Each key under action defines an action that can be taken for the source. A source must at least have a fetch action. If an action named on_create is defined for the source, it is executed once for an item when that item is created, that is, the first time the item is returned from the source.

Each key under env defines an environment variable that will be set when fetch or other actions are executed.

If cron is present, it must define a crontab schedule. Intake will automatically create crontab entries to update each source according to its cron schedule.

batch may be a number or string of a number. If it is present, items created by the source will be batched via tts so that all items created in a single 24-hour window become visible at the same time. Items created with a longer tts will keep their tts.

The batch window is computed from midnight to midnight UTC, offset by the value of batch (in seconds).

Interface for source programs

Intake interacts with sources by executing the actions defined in the source's intake.json. The fetch action is required and used to check for new feed items when intake update is executed.

To execute an action, intake executes the command given by args. The process's working directory is set to the source's folder, i.e. the folder containing intake.json. The process's environment is as follows:

  • intake's environment is inherited.
  • STATE_PATH is set to the absolute path of state.
  • Each key in env in config.json is passed with its value.

Anything written to stderr by the process will be captured and logged by Intake.

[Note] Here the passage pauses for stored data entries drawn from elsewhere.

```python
def parse_header(text):
    text = re.sub(r'/\*.*?\*/|//[^\n]*', ' ', text, flags=re.S)
    sigs = {}
    for res, name, params in _DECL.findall(text):
        args = []
        for p in ([] if params.strip() == 'void' else params.split(',')):
            if '*' in p:
                args.append(ctypes.c_void_p)
                continue
            ctype = ' '.join(w for w in p.split()[:-1] if w != 'const')
            if ctype not in _SCALARS:
                raise TypeError(f'{name}: parameter "{" ".join(p.split())}" has a type the ctypes binding does not map')
            args.append(_SCALARS[ctype])
        sigs[name] = (_SCALARS[res], args)
    stray = set(re.findall(r'\b(ge_\w+)\s*\(', text)) - set(sigs)
    if stray:
        raise TypeError(f'cannot parse the declaration of {", ".join(sorted(stray))}')
    return sigs


for _table, _header in {**HEADERS, **EXTRA_HEADERS, **SCENE_HEADERS, **STRATA_HEADERS}.items():
    with open(os.path.join(os.path.dirname(_HERE), 'include', _header)) as _fh:
        globals()[_table] = parse_header(_fh.read())

_lib = None


class HipLibraryError(RuntimeError):
    pass


def lib():
    global _lib
    if _lib is None:
        if not os.path.isfile(LIB_PATH):
            raise HipLibraryError(
                f'{LIB_PATH} is missing: the gfx950 HIP kernels are not built. '
                f'Run gedepth_amd/csrc/build.sh (hipcc --offload-arch=gfx950). There is no CPU/eager fallback.')
        handle = ctypes.CDLL(LIB_PATH)
        for table in (*HEADERS, *EXTRA_HEADERS, *SCENE_HEADERS, *STRATA_HEADERS):
            for name, (res, args) in globals()[table].items():
                fn = getattr(handle, name)
                fn.restype, fn.argtypes = res, args
        _lib = handle
        if os.environ.get('GE_MSDA_MODE'):
            handle.ge_msda_mode(int(os.environ['GE_MSDA_MODE']))
    return _lib


def is_built():
    return os.path.isfile(LIB_PATH)


def check(code, what):
    if code != 0:
        raise RuntimeError(f'{what} failed with code {code} '
                           f'({"bad argument" if code == 10001 else "unsupported" if code == 10002 else "hipError_t"})')


def call(name, *args):
    code = getattr(_lib or lib(), name)(*args)
    if code:
        check(code, name)


def dtype_code(t):
    if t.dtype == torch.float32:
        return GE_F32
    if t.dtype == torch.bfloat16:
        return GE_BF16
    raise TypeError(f'gedepth_amd kernels take float32 or bfloat16 tensors, got {t.dtype}')


def ptr(t, dtype=None, name='tensor'):
    if t is None:
        return None
    if not t.is_cuda:
        raise RuntimeError(f'{name}: gedepth_amd ops run on MI355X only; got a {t.device} tensor '
                           '(the CPU oracle lives in oracle/ and is test infrastructure)')
    if not t.is_contiguous():
        raise RuntimeError(f'{name} must be contiguous')
    if dtype is not None and t.dtype != dtype:
        raise TypeError(f'{name} must be {dtype}, got {t.dtype}')
    return t.data_ptr()


def stream():
    return torch.cuda.current_stream().cuda_stream
```

gedepth_amd/kernels.py:

```python
import ctypes
import os

import torch

from . import hip

_f32 = torch.float32


def _c(t):
    return t if t.is_contiguous() else t.contiguous()


class _Profiler:

    def __init__(self):
        self.on, self.records, self.stage_bytes = False, {}, {}

    def enable(self):
        self.on, self.records, self.stage_bytes = True, {}, {}
        hip.lib().ge_msda_bwd_timing(1)

    def disable(self):
        self.on = False
# ... 1423 lines not shown
                hip.ptr(y), hip.ptr(stats[0]), hip.ptr(stats[1]), hip.ptr(running_mean, _f32), hip.ptr(running_var, _f32), hip.ptr(ws), N, C, H * W,
                eps, momentum, slope, hip.dtype_code(x), hip.stream())
        ctx.save_for_backward(x, y, w, stats)
        ctx.slope = slope
        return y

    @staticmethod
    def backward(ctx, dy):
        x, y, w, stats = ctx.saved_tensors
        N, C, H, W = x.shape
        dx = torch.empty_like(x)
        dwb = torch.empty(2, C, device=x.device, dtype=_f32)
        ws = torch.empty(int(hip.lib().ge_nhwc_workspace(C, 2) if ctx.cl else hip.lib().ge_bn_workspace(C)), device=x.device, dtype=torch.uint8)
        if ctx.cl:
            dy = _cl(dy.to(x.dtype))
            _launch(f'bn_act_nhwc_bwd[{N}x{C}x{H}x{W} {_tag(x)}]', 5 * x.numel() * _es(x), 'ge_bn_act_nhwc_bwd', _raw_ptr(dy, 'dy'), None,
                    _raw_ptr(x, 'x'), hip.ptr(w), hip.ptr(y, _f32), hip.ptr(stats[0]), hip.ptr(stats[1]), _raw_ptr(dx, 'dx'), hip.ptr(dwb[0]),
                    hip.ptr(dwb[1]), hip.ptr(ws), N * H * W, C, ctx.slope, hip.dtype_code(x), hip.stream())
            return dx, dwb[0], dwb[1], None, None, None, None, None
        dy = _c(dy.to(x.dtype))
        _launch(f'bn_act_bwd[{N}x{C}x{H}x{W} {_tag(x)}]', 7 * x.numel() * _es(x), 'ge_bn_act_bwd', hip.ptr(dy), hip.ptr(y), hip.ptr(x), hip.ptr(w),
                hip.ptr(stats[0]), hip.ptr(stats[1]), hip.ptr(dx), hip.ptr(dwb[0]), hip.ptr(dwb[1]), hip.ptr(ws), N, C, H * W, ctx.slope,
                hip.dtype_code(x), hip.stream())
        return dx, dwb[0], dwb[1], None, None, None, None, None
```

The fetch action is used to fetch the current state of the feed source. It receives no input and should write feed items to stdout as JSON objects, each on one line. All other actions are taken in the context of a single item. These actions receive the item as a JSON object on the first line of stdin. The process should write the item back to stdout with any changes as a result of the action.

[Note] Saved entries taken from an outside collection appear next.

# angeris/cfmm-routing-code

Measured on AMD Instinct MI355X. Metric: pool-subproblems/sec to 1e-6 rel-gap; 1e6 pools / 1k tokens; 1/2/4/8 GPU, higher is better.
Workload: dtype f64; 1 GPU; C3: 1000000 pools per GPU (cp2=700000, w2=200000, gn3-8=100000) / 1000 tokens, linear-utility arbitrage, cold-start solve to gap,infeas <= 1e-06; pools_per_gpu=1000000, pools_total=1000000, seed=0, parallelism=single GPU, rccl_ranks=1

## Files before the change

cfmm-routing-code_amd/csrc/cfmm_hip.hip:

```cpp
#include <hip/hip_runtime.h>
#include <dlfcn.h>
#include <algorithm>
#include <cmath>
#include <atomic>
#include <chrono>
#include <condition_variable>
#include <cstdarg>
#include <cstdio>
#include <cstdlib>
#include <cstring>
#include <map>
#include <memory>
#include <set>
#include <mutex>
#include <functional>
#include <limits>
#include <string>
#include <thread>
#include <type_traits>
#include <vector>

#include "../../include/cfmm.h"
#include "kernels.hpp"
#include "iterate.hpp"
// ... 413 lines not shown
            if (!got) {
                std::unique_lock<std::mutex> g(mu_);
                cv_.wait(g, [&]() { return gen_.load(std::memory_order_acquire) != seen; });
            }
            seen = gen_.load(std::memory_order_acquire);
            { std::lock_guard<std::mutex> g(mu_); if (!job_) continue; active_.fetch_add(1, std::memory_order_relaxed); }
            work();
            active_.fetch_sub(1, std::memory_order_release);
        }
    }
    std::mutex mu_, run_mu_;
    std::condition_variable cv_;
    const std::function<void(int)> *job_ = nullptr;
    int njobs_ = 0, nthreads_ = 0;
    std::atomic<int> next_{0}, left_{0}, active_{0};
    std::atomic<unsigned long long> gen_{0};
};

struct UploadScan {
    std::atomic<bool> bad{false};
    std::mutex mu;
    double mxr = 0.0, mnf = 1.0;
    void fold(double mx, double mn) { std::lock_guard<std::mutex> g(mu); mxr = std::max(mxr, mx); mnf = std::min(mnf, mn); }
};
struct Col {
    size_t bytes = 0;
    void **dst = nullptr;
    std::function<void(char *out, size_t off, size_t len)> fill;
    const void *direct = nullptr;
};
template <class F>
void parallel_range(int64_t m, F f)
{
    const int T = m >= (1 << 15) ? HostPool::get().threads() : 1;
    if (T == 1) { f((int64_t)0, m); return; }
    const int64_t part = (m + T - 1) / T;
    HostPool::get().run(T, [&](int t) { const int64_t b = t * part, e = std::min<int64_t>(m, b + part); if (b < e) f(b, e); });
}
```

An item must have a key under action with that action's name to support executing that action for that item. The value under that key may be any JSON structure used to manage the item-specific state.

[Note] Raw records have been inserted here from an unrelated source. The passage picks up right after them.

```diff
-                        else if (tid < 6 * kSB) legal[tid - 5 * kSB] = (has_mask && tid - 5 * kSB < nrow) ? x.rv : 0xffffffffu;
-                    };
-                    if constexpr (!kPrefetch) {
-                        commit(fetch(e, mb, sb));
+                        commit(x, nrow);
                     } else {
                         if (pre.e != e || pre.mb != mb || pre.sb != sb) pre = fetch(e, mb, sb);
-                        commit(pre);
+                        __builtin_amdgcn_s_waitcnt(0x0F70);
+                        commit(pre, nrow);
                         AGX_STAMP(stb + 4);
-                        int ne = e, nm = mb, ns = sb + g.K * SB;
-                        if (ns >= bsz) {
-                            ns = kk * SB;
-                            if (++nm >= nmb) {
-                                nm = 0;
-                                ++ne;
-                            }
-                        }
-                        pre = fetch(ne, nm, ns);
+                        pre = fetch_after(e, mb, sb, bsz, BC(true));
                         AGX_STAMP(stb + 5);
                     }
-                }
-                __syncthreads();
+                    __syncthreads();
+                } else {
+                    AGX_STAMP(stb + 4);
+                    AGX_STAMP(stb + 5);
+                }
                 AGX_STAMP(stb + 1);
 
                 fw.trunk([&](int k) { AGX_STAMP(stb + k); });
@@ -1101,9 +1154,16 @@
                             }
                         }
                     }
+                    if (last_sb && tail_early()) block_sum2_put(lsum, klsum, stat, 2, lane, wave);
                 }
                 __syncthreads();
                 AGX_STAMP(stb + 3);
+                if (last_sb && tail_early() && tid == 0) {
+                    float lw, kw;
+                    block_sum2_get(lw, kw, stat, 2);
+                    slab_put(pl.param_end, lw);
+                    slab_put(pl.param_end + 1, kw);
+                }
                 if (vec_early && last_sb) vdump_slab(IC(pl.ne));
 
                 auto ln_bwd = [&](auto Fc, auto dybc, auto ldyc, auto xbc, auto ldxc, auto rbc, auto gbc, auto bbc,
@@ -1295,7 +1355,7 @@
                             }
                         }
                     }
-                    __syncthreads();
+                    if (!(L == 0 && last_sb && tail_early())) __syncthreads();
                 };
                 if constexpr (pl.ne == 3) enc_bwd(IC(2));
                 enc_bwd(IC(1));
@@ -1332,9 +1392,9 @@
                 else vdump_all(put_w);
             }
             AGX_STAMP(64 + 9);
-            __syncthreads();
             float lmb = lsum, klmb = klsum;
-            {
+            if (!tail_early()) {
+                __syncthreads();
                 AGX_IDS;
                 block_sum2(lmb, klmb, stat, 2, lane, wave);
             }
@@ -1342,11 +1402,11 @@
             constexpr int NQ = (2 * kNW * KM + 63) / 64;
             float vq[NQ];
             if (g.K > 1) {
-                if (tid == 0) {
+                if (!tail_early() && tid == 0) {
                     slab_put(pl.param_end, lmb);
                     slab_put(pl.param_end + 1, klmb);
                 }
-                if (!partner_sync(ctr1, (unsigned)(g.K * (upd + 1)), 64 + 11, 64 + 12)) return;
+                if (!partner_sync(ctr1, (unsigned)(g.K * (upd + 1)), 64 + 11, 64 + 12, IC(0), [] {})) return;
 #if AGX_LEARN_B2_TAGGED
                 gu64 *const b2w = (gu64 *)(b2_p + (size_t)(upd & 1) * kB2Words);
                 const unsigned long long b2tag = (unsigned long long)(unsigned)(upd + 1) << 32;
@@ -1514,7 +1574,7 @@
                 AGX_STAMP(64 + 15);
 #else
                 AGX_STAMP(64 + 13);
-                if (!partner_sync(ctr2, (unsigned)(g.K * (upd + 1)), 64 + 8, 64 + 15)) return;
+                if (!partner_sync(ctr2, (unsigned)(g.K * (upd + 1)), 64 + 8, 64 + 15, IC(0), [] {})) return;
                 {
                     const int lane = vlane();
                     const int np = 2 * kNW * g.K;
@@ -1631,8 +1691,32 @@
                 }
             }
             if (direct) {
-                if (!partner_sync(ctr3, (unsigned)(g.K * (upd + 1)), 64 + 0,
-                                  64 + 1))
+                if (!partner_sync(ctr3, (unsigned)(g.K * (upd + 1)), 64 + 0, 64 + 1, IC(kStage ? kNT - kWave : 0), [&] {
+                        if constexpr (kStage) {
+                            int ne1 = e, nm1 = mb + 1;
+                            if (nm1 >= nmb) {
+                                nm1 = 0;
+                                ++ne1;
+                            }
+                            asm volatile("" : "+v"(ne1), "+v"(nm1));
+                            const long long s1 = (long long)nm1 * Bp;
+                            const int bsz1 = (int)((s1 + Bp <= S) ? Bp : S - s1);
+                            const bool stage_next =
+                                single && ne1 < Ep && kk * SB < bsz1 && kk * SB + g.K * SB >= bsz1;
+                            if (stage_next) {
+                                if (swave() < (kStageT + kWave - 1) / kWave) {
+                                    commit(pre, bsz1 - kk * SB < SB ? bsz1 - kk * SB : SB);
+                                    AGX_STAMP(64 + 4);
+                                    pre = fetch_after(ne1, nm1, kk * SB, bsz1, BC(true));
+                                    AGX_STAMP(64 + 5);
+                                } else {
+                                    pre = fetch_after(ne1, nm1, kk * SB, bsz1, BC(false));
+                                }
+                                staged_v = 1;
+                                asm volatile("" : "+v"(staged_v));
+                            }
+                        }
+                    }))
                     return;
                 const int tid = vtid();
                 const auto rs = __builtin_amdgcn_make_buffer_rsrc(
```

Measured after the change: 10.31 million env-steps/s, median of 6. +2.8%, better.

All input and output is treated as UTF-8. If an item cannot be parsed or the exit code of the process is nonzero, Intake will consider the action to be a failure. No items or other feed changes will happen as a result of a failed action, except for changes to state done by the action process.

Top-level item fields

Field name Specification Description
id Required A unique identifier within the scope of the feed source.
created Automatic The Unix timestamp at which intake first processed the item.
active Automatic Whether the item is active. Inactive items are not displayed in channels.
title Optional The title of the item. If an item has no title, id is used as a fallback title.
author Optional An author name associated with the item. Displayed in the item footer.
body Optional Body text of the item as raw HTML. This will be displayed in the item without further processing! Consider your sources' threat models against injection attacks.
link Optional A hyperlink associated with the item.
time Optional A time associated with the item, not necessarily when the item was created. Feeds sort by time when it is defined and fall back to created. Displayed in the item footer.
tags Optional A list of tags that describe the item. Tags help filter feeds that contain different kinds of content.
tts Optional The time-to-show of the item. An item with tts defined is hidden from channel feeds until the current time is after created + tts.
ttl Optional The time-to-live of the item. An item with ttl defined is not deleted by feed updates as long as created + ttl is in the future, even if it is inactive.
ttd Optional The time-to-die of the item. An item with ttd defined is deleted by feed updates if created + ttd is in the past, even if it is active.
action Optional An object with keys for all supported actions. The schema of the values depends on the source.